[Opening Records provided section]

@torch.no_grad()
def gemm_tn(x1, x2, row_scale=None, colsum=False):
    K, M = x1.shape
    N = x2.shape[1]
    if (use_gemm_tn and x1.is_cuda and x1.dtype == torch.float32 and x2.dtype == torch.float32 and M % 128 == 0
            and N % 128 == 0 and K >= 4096 and x1.is_contiguous() and x2.is_contiguous()):
        L = lib()
        ws = torch.empty(L.atr_gemm_tn_workspace_floats(K, M, N), dtype=torch.float32, device=x1.device)
        c = torch.empty((M, N), dtype=torch.float32, device=x1.device)
        cs = torch.empty(M, dtype=torch.float32, device=x1.device) if colsum else None
        rs = row_scale.contiguous() if row_scale is not None else None
        L.atr_gemm_tn(_p(x1), _p(x2), _p(c), _p(ws), K, M, N, _pn(rs), _pn(cs), _stream(x1))
        return (c, cs) if colsum else c
    if row_scale is not None:
        x1 = x1 * row_scale.unsqueeze(1)
    c = x1.t() @ x2
    return (c, x1.sum(0)) if colsum else c


def rollout_consts_ok(consts):
    ts = []
    for l in consts["lstm"]:
        ts += [l.weight_ih, l.weight_hh, l.bias_ih, l.bias_hh]
    if "fa" in consts:
        ts += [consts["fa"].weight, consts["fa"].bias]
    return all(t.is_cuda and t.is_contiguous() and t.dtype == torch.float32 and t.data_ptr() % 16 == 0 for t in ts)


@torch.no_grad()
def rollout_begin(hxs, cxs, h_all, c_all, obs_src=None, obs_dst=None, consts=None, counter=None):
    N, A, R = hxs.shape
    assert hxs.is_contiguous() and cxs.is_contiguous() and h_all.is_contiguous() and c_all.is_contiguous()
    assert h_all.shape[0] == A and h_all.shape[2] == N and h_all.shape[3] == R and hxs.dtype == torch.float32
    nbytes = 0
    if obs_src is not None:
        assert obs_src.is_contiguous() and obs_dst.is_contiguous()
        nbytes = obs_src.numel() * obs_src.element_size()
        assert nbytes == obs_dst.numel() * obs_dst.element_size() and nbytes % 4 == 0
    if consts is None:
        lib().atr_rollout_begin(_p(hxs), _p(cxs), _p(h_all), _p(c_all), h_all.stride(0), _pn(obs_src), _pn(obs_dst), nbytes,
                                N, A, R, _stream(hxs))
        return
    k = RolloutConsts()
    for p, l in enumerate(consts["lstm"]):
        k.w_ih[p], k.w_hh[p] = l.weight_ih.data_ptr(), l.weight_hh.data_ptr()
        k.b_ih[p], k.b_hh[p] = l.bias_ih.data_ptr(), l.bias_hh.data_ptr()
    k.bsum = consts["bsum"].data_ptr()
    k.F = int(consts["F"])
    if "w_cat" in consts:
        k.w_cat = consts["w_cat"].data_ptr()
        fh = consts["fh_all"]
        k.fh0, k.fh_pstride, k.fh_ld = fh.data_ptr(), fh.stride(0), fh.stride(2)
    if "emb_ih" in consts:
        fa = consts["fa"]
        k.fa_w, k.fa_b, k.emb_ih, k.A_act = fa.weight.data_ptr(), fa.bias.data_ptr(), consts["emb_ih"].data_ptr(), fa.weight.shape[1]
    if counter is not None:
        k.counter = counter.data_ptr()
    lib().atr_rollout_begin2(_p(hxs), _p(cxs), _p(h_all), _p(c_all), h_all.stride(0), _pn(obs_src), _pn(obs_dst), nbytes,
                              N, A, R, C.byref(k), _stream(hxs))


@torch.no_grad()
def rollout_end(h_all, c_all, dones, hxs, cxs, eps_len, keep, obs_src=None, obs_dst=None, done_dst=None):
    A, T1, N, R = h_all.shape
    T = T1 - 1
    assert dones.shape == (T, N) and dones.dtype == torch.uint8 and dones.is_contiguous()
    assert hxs.shape == (N, A, R) and hxs.is_contiguous() and cxs.is_contiguous() and keep.is_contiguous()
    assert eps_len.dtype == torch.int32 and eps_len.is_contiguous() and keep.shape == (T, N)
    nbytes = 0
    if obs_src is not None:
        assert obs_src.is_contiguous() and obs_dst.is_contiguous() and obs_src.dtype == obs_dst.dtype
        nbytes = obs_src.numel() * obs_src.element_size()
        assert nbytes == obs_dst.numel() * obs_dst.element_size() and nbytes % 4 == 0
    if done_dst is not None:
        assert done_dst.dtype == torch.uint8 and done_dst.is_contiguous() and done_dst.numel() == N
    lib().atr_rollout_end2(_p(h_all[0, T]), _p(c_all[0, T]), h_all.stride(0), _p(dones), _p(hxs), _p(cxs), _p(eps_len),
                           _p(keep), T, N, A, R, _pn(obs_src), _pn(obs_dst), nbytes, _pn(done_dst), _stream(hxs))
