-    uint32_t* cigar = cig_pool + (size_t)job * cig_cap;
+            const int j0 = l - w;
+            H[l] = j0 == 0 ? 0 : (j0 > 0 && j0 <= w ? -(o_ins + e_ins * j0) : MINUS_INF);
+            E[l] = MINUS_INF;
+            Q.set(l, j0 >= 0 && j0 < qlen ? acc_q_c(A, sc, j0) : 4);
+        }
+        for (int i = 0; i < tlen; ++i) {
+            const int tb = acc_t_c(ix, A, sc, i);
+            const uint32_t R = tb == 0 ? RT.p[0] : tb == 1 ? RT.p[1] : tb == 2 ? RT.p[2] : tb == 3 ? RT.p[3] : RT.p[4];
+            const int Rn = tb == 0 ? RT.n[0] : tb == 1 ? RT.n[1] : tb == 2 ? RT.n[2] : tb == 3 ? RT.n[3] : RT.n[4];
+            const int c0 = i - w;
+            const int hb = -(o_del + e_del * (i + 1));
+            const int lo = c0 < 0 ? -c0 : 0, hi = qlen - c0 < 2 * w + 1 ? qlen - c0 : 2 * w + 1;
+            const unsigned span = hi > lo ? (unsigned)(hi - lo) : 0u;
+            int f = MINUS_INF;
+            uint32_t zw[ZW];
+#pragma unroll
+            for (int k = 0; k < ZW; ++k) zw[k] = 0;
+#pragma unroll
+            for (int l = 0; l < NS; ++l) {
+                const int j = c0 + l;
+                const bool act = (unsigned)(l - lo) < span;
+                const int q8 = Q.get(l);
+                const int s = q8 < 32 ? (int)(int8_t)(R >> q8) : Rn;
+                const int m = H[l] + s, e = E[l];
+                int d = m >= e ? 0 : 1;
+                int h = m >= e ? m : e;
+                d = h >= f ? d : 2;
+                h = h >= f ? h : f;
+                const int t = m - oe_del;
+                int e2 = e - e_del;
+                d |= e2 > t ? 4 : 0;
+                e2 = e2 > t ? e2 : t;
+                const int t2 = m - oe_ins;
+                int f2 = f - e_ins;
+                d |= f2 > t2 ? 8 : 0;
+                f2 = f2 > t2 ? f2 : t2;
+                H[l] = act ? h : (j == -1 ? hb : MINUS_INF);
+                if (l > 0) E[l - 1] = act ? e2 : MINUS_INF;
+                f = act ? f2 : f;
+                zw[l >> 3] |= act ? (uint32_t)d << ((l & 7) << 2) : 0u;
+            }
+            E[NS - 1] = MINUS_INF;
+#pragma unroll
+            for (int k = 0; k < ZW; ++k) z[i * ZW + k] = zw[k];
+            const int inj = i + 1 - w + NS - 1;
+            Q.slide(inj >= 0 && inj < qlen ? acc_q_c(A, sc, inj) : 4);
+        }
+        score = MINUS_INF;
+#pragma unroll
+        for (int l = 0; l < NS; ++l) score = l == l_end ? H[l] : score;
+
+        if (score == last_sc || w2 == opt.w << 2 || round + 1 >= 3 || !(score < truesc - opt.a)) break;
+        if (!retries) return GL_HANDED_ON;
+        last_sc = score; w2 <<= 1; ++round;
+        w2 = w2 < opt.w << 2 ? w2 : opt.w << 2;
+        w = gen_cigar_band(opt, qlen, tlen, w2);
+        l_end = qlen - 1 - (tlen - 1 - w);
+        if (w > WMAX || l_end < 0 || l_end > 2 * w) return GL_HANDED_ON;
+    }
+
     int n = 0, cur_op = -1, which = 0, i = tlen - 1, k = (i + w + 1 < qlen ? i + w + 1 : qlen) - 1;
     uint32_t cur_len = 0;
     bool ovf = false;
@@ -413,9 +447,55 @@
     if (!ovf) TB_PUSH(-1, 0);
 #undef TB_PUSH
     for (int a = 0; a < n >> 1; ++a) { uint32_t tmp = cigar[a]; cigar[a] = cigar[n - 1 - a]; cigar[n - 1 - a] = tmp; }
-    if (ovf) { atomicOr(tv.err, ERR_CIGAR_CAP); n = 0; }
+    if (ovf) { err |= ERR_CIGAR_CAP; n = 0; }
     o.score = score; o.n_cigar = n;
+    return round ? GL_KEPT_RETRIED : GL_KEPT;
+}
+
+template <int WMAX>
+DEV bool gcigar_lane_run(const DevIndex& ix, const MemOpt& opt, const TileView& tv, const DpJob* jobs, DpOut* outs, int job, bool retries, uint32_t* cig_pool, int cig_cap,
+                         const GLanePool& zp)
+{
+    const DpJob jb = jobs[job];
+    const AlnReg ar = tv.regs[tv.seed_off[jb.read] + jb.reg];
+    const uint8_t* query = tv.seq + tv.seq_off[jb.read];
+    SeqAcc A; A.q = query + ar.qb; A.qlen = ar.qe - ar.qb; A.rev = ar.rb >= ix.l_pac; A.t0 = ar.rb; A.tlen = (int)(ar.re - ar.rb);
+    const bool usable = !(A.qlen <= 0 || ar.rb >= ar.re || (ar.rb < ix.l_pac && ar.re > ix.l_pac) || ar.re > ix.l_pac << 1 || ar.rb < 0);
+    DpOut o;
+    int err = 0;
+    const int cls = gcigar_lane_job<WMAX>(ix, opt, A, usable, first_w2(opt, ar), ar.truesc, retries, zp, cig_pool + (size_t)job * cig_cap, cig_cap, o, err);
     outs[job] = o;
+    if (err) atomicOr(tv.err, err);
+    if (tv.debug & 0x2000) atomicAdd(&tv.cnt->dbg[(WMAX > 16 ? 16 : 10) + cls], 1ull);
+    return o.n_cigar >= 0;
+}
+
+template <int WMAX>
+__global__ void __launch_bounds__(64, 2) k_gcigar_lane(DevIndex ix, MemOpt opt, TileView tv, const DpJob* jobs, DpOut* outs, int n_jobs, uint32_t* cig_pool, int cig_cap,
+                                                    uint8_t* zpool, unsigned long long zpool_cap, unsigned long long* zpool_cur, int* left, int* left_cnt)
+{
+    const int job = blockIdx.x * 64 + threadIdx.x;
+    GLanePool zp; zp.base = zpool; zp.cap = zpool_cap; zp.cur = zpool_cur;
+    const bool open = job < n_jobs && !gcigar_lane_run<WMAX>(ix, opt, tv, jobs, outs, job, left != nullptr, cig_pool, cig_cap, zp);
+    if (!left) return;
+    const unsigned long long om = __ballot(open);
+    if (om) {
+        const int l_ = threadIdx.x & 63, src = __ffsll((long long)om) - 1;
+        int base = 0;
+        if (l_ == src) base = atomicAdd(left_cnt, __popcll(om));
+        base = __shfl(base, src);
+        if (open) left[base + __popcll(om & ((1ull << l_) - 1ull))] = job;
+    }
+}
+
+template <int WMAX>
+__global__ void __launch_bounds__(64, 2) k_gcigar_lane_list(DevIndex ix, MemOpt opt, TileView tv, const DpJob* jobs, DpOut* outs, uint32_t* cig_pool, int cig_cap,
+                                                         uint8_t* zpool, unsigned long long zpool_cap, unsigned long long* zpool_cur, const int* left, const int* left_cnt)
+{
+    const int n_left = *left_cnt;
+    GLanePool zp; zp.base = zpool; zp.cap = zpool_cap; zp.cur = zpool_cur;
+    for (int idx = blockIdx.x * 64 + threadIdx.x; idx < n_left; idx += gridDim.x * 64)
+        gcigar_lane_run<WMAX>(ix, opt, tv, jobs, outs, left[idx], true, cig_pool, cig_cap, zp);
 }
 
 template <bool HBM, int MAXCH>
@@ -512,6 +592,7 @@
         DpOut o; o.score = score; o.n_cigar = n_cigar;
         outs[job] = o;
         if (err) atomicOr(tv.err, err);
+        if (K.c) atomicAdd(K.c + 22, 1ull);
     }
   }
 }
@@ -525,7 +606,7 @@
 int gcigar_slab_grid(const DevIndex& ix, int n_jobs) { const int g = (ix.n_cu > 0 ? ix.n_cu : 256) * 8; return n_jobs < g ? n_jobs : g; }
 
 void launch_gcigar(hipStream_t st, const DevIndex& ix, const MemOpt& opt, const TileView& tv, int n_jobs, const void* jobs, void* outs, uint32_t* cig_pool, int cig_cap,
-                   uint8_t* zpool, unsigned long long zpool_cap, unsigned long long* zpool_cur, uint8_t* slabs, size_t slab_bytes, int* queue)
+                   uint8_t* zpool, unsigned long long zpool_cap, unsigned long long* zpool_cur, uint8_t* slabs, size_t slab_bytes, int* queue, int* left, int* left_cnt)
 {
     if (n_jobs <= 0) return;
     int z_lds_cap = 6144;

[Closing Records provided section]

#### [Assigned task]
Where a line above holds the word "round", copy it.

#### [Response area]
+        if (score == last_sc || w2 == opt.w << 2 || round + 1 >= 3 || !(score < truesc - opt.a)) break;
+        last_sc = score; w2 <<= 1; ++round;
+    return round ? GL_KEPT_RETRIED : GL_KEPT;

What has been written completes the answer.